YOUR INSTRUCTIONS - Only the number is needed: how many lines in the entries below contain the string "kGridRunDoubles"?

[Records drawn from a dataset]
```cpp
#pragma unroll 1
    for (int pp = 0; pp < PPB; pp++) {
    const int bq = blockIdx.y * PPB + pp;
    if (bq >= B) break;
    const int b = bq;
    const double *m = meta + (size_t)b * kMetaStride;
    const double t_max = m[0], total = m[1], dd = m[2];
    const int N = (int)m[3];
    const double *ax = aux + (size_t)b * kAuxStride;
    const double lstep = ax[0], tstep = ax[1], inv_tstep = ax[2];
    const int n_runs = (int)ax[3];
    const size_t row = (size_t)b * S;
    const double *sD = sD_all + pp * kLutN, *sWt = sWt_all + pp * kLutN;
    const double *pw = power + (size_t)b * G * kCoefDoubles;
    const double *coef = COEF_LDS ? s_coef + (size_t)pp * G * kCoefDoubles : pw;
    const double *run_tab = runs + (size_t)b * kGridRunDoubles;
    const double sk_first = PPB == 1 ? p_sk[0] : (pp == 0 ? p_sk[0] : p_sk[PPB - 1]);
    auto grid_first = [&](int kb0) { return grid_first_of(run_tab, dd, N, n_runs, kb0); };
    for (int tl = 0; tl < tiles_per_block; tl++) {
        const int k0 = (tile0 + tl) * tile;
        if (k0 >= S) break;
        const int kbase = k0 + tid * kSPT;
        auto store_vec = [&](OT *dst, const OT v[kSPT]) {
            if (!dst || !writer) return;
            if (aligned && kbase + kSPT <= S) {
                if constexpr (sizeof(OT) == 4) {
                    if constexpr (HI) {
                        using f4 = float __attribute__((ext_vector_type(4)));
                        f4 w = {v[0], v[1], v[2], v[3]};
                        __builtin_nontemporal_store(w, reinterpret_cast<f4 *>(dst + row + kbase));
                    } else {
                        *reinterpret_cast<float4 *>(dst + row + kbase) = make_float4(v[0], v[1], v[2], v[3]);
                    }
                } else {
                    *reinterpret_cast<double2 *>(dst + row + kbase) = make_double2(v[0], v[1]);
                    *reinterpret_cast<double2 *>(dst + row + kbase + 2) = make_double2(v[2], v[3]);
                }
            } else {
#pragma unroll
                for (int i = 0; i < kSPT; i++)
                    if (kbase + i < S) dst[row + kbase + i] = v[i];
            }
        };
        auto store_hi = [&](double *dst, const double v[kSPT]) {
            if (!writer) return;
            if ((S & 1) == 0 && kbase + kSPT <= S) {
                *reinterpret_cast<double2 *>(dst + row + kbase) = make_double2(v[0], v[1]);
                *reinterpret_cast<double2 *>(dst + row + kbase + 2) = make_double2(v[2], v[3]);
            } else {
#pragma unroll
                for (int i = 0; i < kSPT; i++)
                    if (kbase + i < S) dst[row + kbase + i] = v[i];
            }
        };
        if (k0 >= N) {
            const OT z[kSPT] = {(OT)0, (OT)0, (OT)0, (OT)0};
            store_vec(ox, z); store_vec(oy, z); store_vec(oh, z); store_vec(ok, z); store_vec(odth, z);
            if constexpr (HI) {
                const double zd[kSPT] = {0.0, 0.0, 0.0, 0.0};
                store_hi(ok64, zd); store_hi(odth64, zd);
            }
            continue;
        }
        auto tile_body = [&](auto interior_tag) {
            constexpr bool INTERIOR = decltype(interior_tag)::value;
        OT vx[kSPT], vy[kSPT], vh[kSPT], vk[kSPT], vd[kSPT];
        double vd64[HI ? kSPT : 1];
        [[maybe_unused]] double kap_even = 0.0;
        double sk = tl == 0 ? sk_first : grid_first(kbase);
        double d1x[kSPT], d1y[kSPT];
        int jjv[kSPT];
        int idx = 0;
        double tA[kSPT], sA[kSPT];
        int idxA[kSPT];
        bool redo[kSPT], any_redo = false;
        bool walk_on[kSPT], any_walk = false;
#pragma unroll
        for (int i = 0; i < kSPT; i++) {
            const int k = INTERIOR ? kbase + i : (kbase + i < N - 1 ? kbase + i : N - 1);
            if (i > 0) sk = sk + dd;
            const double s = INTERIOR ? sk : ((k == N - 1) ? total : sk);
            walk_on[i] = false;
            if (i == 0) {
                idx = lut_search_left_fixed(sD, s);
                if constexpr (!INTERIOR) idx = idx < 1 ? 1 : idx;
            } else {
                const int i1 = idx + 1 < kLutN - 1 ? idx + 1 : kLutN - 1;
                const double a0 = sD[idx], a1 = sD[i1];
                const bool st1 = idx < kLutN - 1 && a0 < s;
                const bool st2 = st1 && idx + 1 < kLutN - 1 && a1 < s;
                idx += (int)st1 + (int)st2;
                walk_on[i] = st2;
                any_walk |= st2;
            }
            sA[i] = s;
            idxA[i] = idx;
        }
        if (__builtin_expect(any_walk, 0)) {
#pragma unroll
            for (int i = 1; i < kSPT; i++) {
                if (walk_on[i]) {
                    int ix = idxA[i];
                    while (ix < kLutN - 1 && sD[ix] < sA[i]) ix++;
                    idxA[i] = ix;
                }
            }
        }
#pragma unroll
        for (int i = 0; i < kSPT; i++) {
            const double s = sA[i];
            const int idx = idxA[i];
            const double d0 = sD[idx - 1];
            const double t0 = (double)(idx - 1) * lstep;
            const bool exact = INTERIOR ? false : (s <= 0.0 || s >= total);
            double wslope;
            if (kSlopeOnDemand && !slopes) {
                const double t1 = (idx == kLutN - 1) ? t_max : (double)idx * lstep;
                wslope = div_inrange(t1 - t0, sD[idx] - d0);
            } else {
                wslope = sWt[idx];
            }
            double t = fma(wslope, s - d0, t0);
            if constexpr (!INTERIOR) t = s >= total ? end_param : t;
            bool near;
            jjv[i] = table_index_fast(t, tab_n, inv_tstep, near);
            tA[i] = t;
            redo[i] = near && !exact;
            any_redo |= redo[i];
        }
        if (__builtin_expect(any_redo, 0)) {
#pragma unroll
            for (int i = 0; i < kSPT; i++) {
                if (redo[i]) {
                    const int ix = idxA[i];
                    const double d0 = sD[ix - 1], t0 = (double)(ix - 1) * lstep;
                    const double t1 = (ix == kLutN - 1) ? t_max : (double)ix * lstep;
                    tA[i] = t0 + (t1 - t0) * (sA[i] - d0) / (sD[ix] - d0);
                    jjv[i] = table_index(tA[i], tab_n, end_param);
                }
            }
        }
#pragma unroll
        for (int i = 0; i < kSPT; i++) {
            const double t = tA[i];
            const int jj = jjv[i];
            const double tp = (jj == tab_n - 1) ? end_param : (double)jj * tstep;
            double lt;
            int sg;
            normalize_inside(tp, G, lt, sg);
            const double *c = coef + sg * kCoefDoubles;
            double ex = horner4(c + kCoefD1, lt), ey = horner4(c + kCoefD1 + 5, lt);
            if constexpr (!INTERIOR) {
                if (__builtin_expect(jj == tab_n - 1, 0)) {
                    const double rx = s_end[pp][0], ry = s_end[pp][1];
                    ex = rx == rx ? rx : ex;
                    ey = ry == ry ? ry : ey;
                }
            }
            const double fx = horner3(c + kCoefD2, lt), fy = horner3(c + kCoefD2 + 4, lt);
            const double ss = fma(ex, ex, ey * ey);
            const double num = fma(ex, fy, -(ey * fx));
            double kap;
            if constexpr (HI) {
                double kc = curvature_of(num, ss);
                asm volatile("" : "+v"(kc));
                kap = (ss >= 1e-10) ? kc : 0.0;
            } else {
                kap = (ss >= 1e-10) ? curvature_of(num, ss) : 0.0;
            }
            vk[i] = (OT)kap;
            if constexpr (HI) {
                vd64[i] = 0.0;
                if ((i & 1) == 0) {
                    kap_even = kap;
                } else if (writer) {
                    const int ke = kbase + i - 1;
                    const double v0 = (INTERIOR || ke < N) ? kap_even : 0.0, v1 = (INTERIOR || ke + 1 < N) ? kap : 0.0;
                    if (INTERIOR || ((S & 1) == 0 && ke + 2 <= S)) {
                        *reinterpret_cast<double2 *>(ok64 + row + ke) = make_double2(v0, v1);
                    } else {
                        if (ke < S) ok64[row + ke] = v0;
                        if (ke + 1 < S) ok64[row + ke + 1] = v1;
                    }
                }
            }
            vh[i] = heading_of<OT>(ey, ex);
            d1x[i] = ex;
            d1y[i] = ey;
            jjv[i] = jj;
            normalize_inside(t, G, lt, sg);
            c = coef + sg * kCoefDoubles;
            if constexpr (sizeof(OT) == 4) {
                const float *cf = reinterpret_cast<const float *>(c + kCoefPf);
                const float ltf = (float)lt;
                vx[i] = horner5f(cf, ltf);
                vy[i] = horner5f(cf + 6, ltf);
            } else {
                vx[i] = horner5(c + kCoefP, lt);
                vy[i] = horner5(c + kCoefP + 6, lt);
            }
            vd[i] = (OT)0;
        }
        const int pb = tiles_done & 1;
        tiles_done++;
        s_dx[pb][tid] = d1x[0];
        s_dy[pb][tid] = d1y[0];
        s_j[pb][tid] = jjv[0];
        s_th[pb][tid] = vh[0];
        __syncthreads();
        if (writer) {
            if constexpr (HI && sizeof(OT) == 4) {
                double dl[kSPT];
                bool act[kSPT], gen[kSPT];
                double nxv[kSPT], nyv[kSPT];
                OT nthv[kSPT];
                bool any_gen = false;
#pragma unroll
                for (int i = 0; i < kSPT; i++) {
                    const int k = kbase + i;
                    nxv[i] = (i + 1 < kSPT) ? d1x[(i + 1) % kSPT] : s_dx[pb][tid + 1];
                    nyv[i] = (i + 1 < kSPT) ? d1y[(i + 1) % kSPT] : s_dy[pb][tid + 1];
                    const int nj = (i + 1 < kSPT) ? jjv[(i + 1) % kSPT] : s_j[pb][tid + 1];
                    nthv[i] = (i + 1 < kSPT) ? vh[(i + 1) % kSPT] : s_th[pb][tid + 1];
                    act[i] = (INTERIOR || k < N - 1) && nj != jjv[i];
                    dl[i] = dtheta_f64_series(d1x[i], d1y[i], nxv[i], nyv[i], gen[i]);
                    gen[i] = gen[i] && act[i];
                    any_gen |= gen[i];
                }
                if (__builtin_expect(any_gen, 0)) {
#pragma unroll
                    for (int i = 0; i < kSPT; i++)
                        if (gen[i]) dl[i] = dtheta_f64_general(d1x[i], d1y[i], nxv[i], nyv[i]);
                }
#pragma unroll
                for (int i = 0; i < kSPT; i++) {
                    const double v = dtheta_f64_wrap(dl[i], vh[i], nthv[i]);
                    vd64[i] = act[i] ? v : vd64[i];
                    vd[i] = (INTERIOR || kbase + i < N - 1) ? (OT)vd64[i] : vd[i];
                }
            } else {
#pragma unroll
            for (int i = 0; i < kSPT; i++) {
                const int k = kbase + i;
                if (INTERIOR || k < N - 1) {
                    const double nx = (i + 1 < kSPT) ? d1x[(i + 1) % kSPT] : s_dx[pb][tid + 1];
                    const double ny = (i + 1 < kSPT) ? d1y[(i + 1) % kSPT] : s_dy[pb][tid + 1];
                    const int nj = (i + 1 < kSPT) ? jjv[(i + 1) % kSPT] : s_j[pb][tid + 1];
                    const OT nth = (i + 1 < kSPT) ? vh[(i + 1) % kSPT] : s_th[pb][tid + 1];
                    if constexpr (sizeof(OT) == 8) {
                        vd[i] = fabs(nth - vh[i]);
                    } else if constexpr (HI) {
                        if (nj != jjv[i]) vd64[i] = dtheta_f64(d1x[i], d1y[i], nx, ny, vh[i], nth);
                        vd[i] = (OT)vd64[i];
                    } else {
                        if (nj != jjv[i]) vd[i] = dtheta_f32(d1x[i], d1y[i], nx, ny, vh[i], nth);
                    }
                }
            }
            }
            if (!INTERIOR && k0 + kSampleChunk > N) {
#pragma unroll
                for (int i = 0; i < kSPT; i++)
                    if (kbase + i >= N) {
                        vx[i] = vy[i] = vh[i] = vk[i] = vd[i] = (OT)0;
                        if constexpr (HI) vd64[i] = 0.0;
                    }
            }
            store_vec(ox, vx); store_vec(oy, vy); store_vec(oh, vh); store_vec(ok, vk);
            if constexpr (HI) store_hi(odth64, vd64);
            store_vec(odth, vd);
        }
            };
        const bool interior = k0 > 0 && k0 + kSampleThreads * kSPT < N - 1 && aligned && (S & 1) == 0 && k0 + kSampleThreads * kSPT <= S;
        if (interior) tile_body(std::true_type{});
        else tile_body(std::false_type{});
    }
    }
    if (stats && (tid & 63) == 0) {
        long long *st = stats + ((size_t)(blockIdx.y * gridDim.x + blockIdx.x) * 4 + (tid >> 6)) * 4;
        st[0] = ts1 - ts0;
        st[1] = __builtin_amdgcn_s_memtime() - ts1;
        st[2] = 0;
        st[3] = 0;
    }
}

hipError_t launch_sample(hipStream_t st, bool f64, int B, int W, int S, const double *pw, const double *lut,
                         const double *slopes, const double *meta, const double *aux, const double *runs, void *x,
                         void *y, void *h, void *k, void *dth, double *k64, double *dth64, const double *seg)
{
    const bool hi = !f64 && k64 && dth64;
    const int tile = S <= kSampleChunk ? kSampleChunk : kSampleTile;
    const int n_tiles = (S + tile - 1) / tile;
    int split = (2048 + B - 1) / B;
    split = split < 1 ? 1 : (split > n_tiles ? n_tiles : split);
    const int tiles_per_block = (n_tiles + split - 1) / split;
    const bool in_lds = (W - 1) <= kLdsCoefSegments;
    const int ppb = (n_tiles == 1 && B >= 8192 && in_lds && (W - 1) <= 16) ? 2 : 1;
    const dim3 grid((n_tiles + tiles_per_block - 1) / tiles_per_block, (B + ppb - 1) / ppb);
    const size_t lds = in_lds ? sizeof(double) * (size_t)ppb * (W - 1) * kCoefDoubles : 0;
    static const bool want_stats = getenv("VAP_SAMPLE_STATS") != nullptr;
    long long *stats = nullptr;
    const size_t n_waves = (size_t)grid.x * grid.y * 4;
    if (want_stats) (void)hipMalloc(&stats, n_waves * 4 * sizeof(long long));
#define VAP_SAMPLE(OT_, LDS_, HI_, PPB_)                                                                            \
    hipLaunchKernelGGL((k_sample<OT_, LDS_, HI_, PPB_>), grid, dim3(kSampleThreads), lds, st, B, W, S, tile, tiles_per_block, pw, seg, lut, \
                       slopes, meta, aux, runs, (OT_ *)x, (OT_ *)y, (OT_ *)h, (OT_ *)k, (OT_ *)dth, k64, dth64, stats)
    if (ppb == 2) {
        if (f64) VAP_SAMPLE(double, true, false, 2);
        else if (hi) VAP_SAMPLE(float, true, true, 2);
        else VAP_SAMPLE(float, true, false, 2);
    } else if (f64) { if (in_lds) VAP_SAMPLE(double, true, false, 1); else VAP_SAMPLE(double, false, false, 1); }
    else if (hi) { if (in_lds) VAP_SAMPLE(float, true, true, 1); else VAP_SAMPLE(float, false, true, 1); }
    else { if (in_lds) VAP_SAMPLE(float, true, false, 1); else VAP_SAMPLE(float, false, false, 1); }
#undef VAP_SAMPLE
    if (stats) {
        std::vector<long long> h(n_waves * 4);
        (void)hipStreamSynchronize(st);
        (void)hipMemcpy(h.data(), stats, h.size() * sizeof(long long), hipMemcpyDeviceToHost);
        (void)hipFree(stats);
        double sum[4] = {0, 0, 0, 0};
        for (size_t w = 0; w < n_waves; w++)
            for (int k = 0; k < 4; k++) sum[k] += (double)h[w * 4 + k];
        fprintf(stderr, "[sample grid %ux%u, %d tiles/block] per-wave mean ticks: stage %.0f tiles %.0f\n", grid.x,
                grid.y, tiles_per_block, sum[0] / n_waves, sum[1] / n_waves);
    }
    return hipGetLastError();
}

}
```

Measured before the change: 46.06 billion sample-points/s.

## Split per-thread sample phases into halves and pack neighbour LDS exchange

For the fp32-with-fp64-side-rows mode, each thread now processes its samples in two halves, computing the heading-delta for the first half's interior pairs before the barrier. This is meant to cut live register pressure, so the launch bound rises to 4 waves per SIMD. The four neighbour arrays are merged into one padded struct array in LDS. Alignment is now checked on the host, including base-pointer alignment, and passed as bits. Stats instrumentation is compiled out unless a macro is defined. The fp32 delta row is now written only when its pointer is non-null. The cost is more template instantiations, and the higher occupancy target may force register spills.

```diff
diff --git a/vexautonomousplanner_amd/csrc/vap_sample.hip b/vexautonomousplanner_amd/csrc/vap_sample.hip
--- a/vexautonomousplanner_amd/csrc/vap_sample.hip
+++ b/vexautonomousplanner_amd/csrc/vap_sample.hip
@@ -1,6 +1,7 @@
 #include "vap_device.h"
 #include "vap_kernels.h"
 
+#include <cstdint>
 #include <cstdio>
 #include <cstdlib>
 #include <type_traits>
@@ -11,8 +12,14 @@
 static_assert(kCoefBlockDoubles == kCoefDoubles, "scratch sizing and block layout disagree");
 static_assert(kGridRunBlockDoubles == kGridRunDoubles, "scratch sizing and run-table layout disagree");
 
-template <typename OT, bool COEF_LDS, bool HI, int PPB = 1>
-__global__ __launch_bounds__(kSampleThreads, 3) void k_sample(int B, int W, int S, int tile, int tiles_per_block,
+constexpr int k_sample_waves(int halves, int ppb) { return halves == 2 && ppb == 1 ? 4 : 3; }
+#ifdef VAP_SAMPLE_STATS
+#define VAP_STATS_PARAM , long long *__restrict__ stats
+#else
+#define VAP_STATS_PARAM
+#endif
+template <typename OT, bool COEF_LDS, bool HI, int PPB = 1, int HALVES = 1>
+__global__ __launch_bounds__(kSampleThreads, k_sample_waves(HALVES, PPB)) void k_sample(int B, int W, int S, int tile, int tiles_per_block, int align_bits,
                                                            const double *__restrict__ power,
                                                            const double *__restrict__ seg_rows,
                                                            const double *__restrict__ lut,
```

SOLUTION TO THE EXERCISE - 2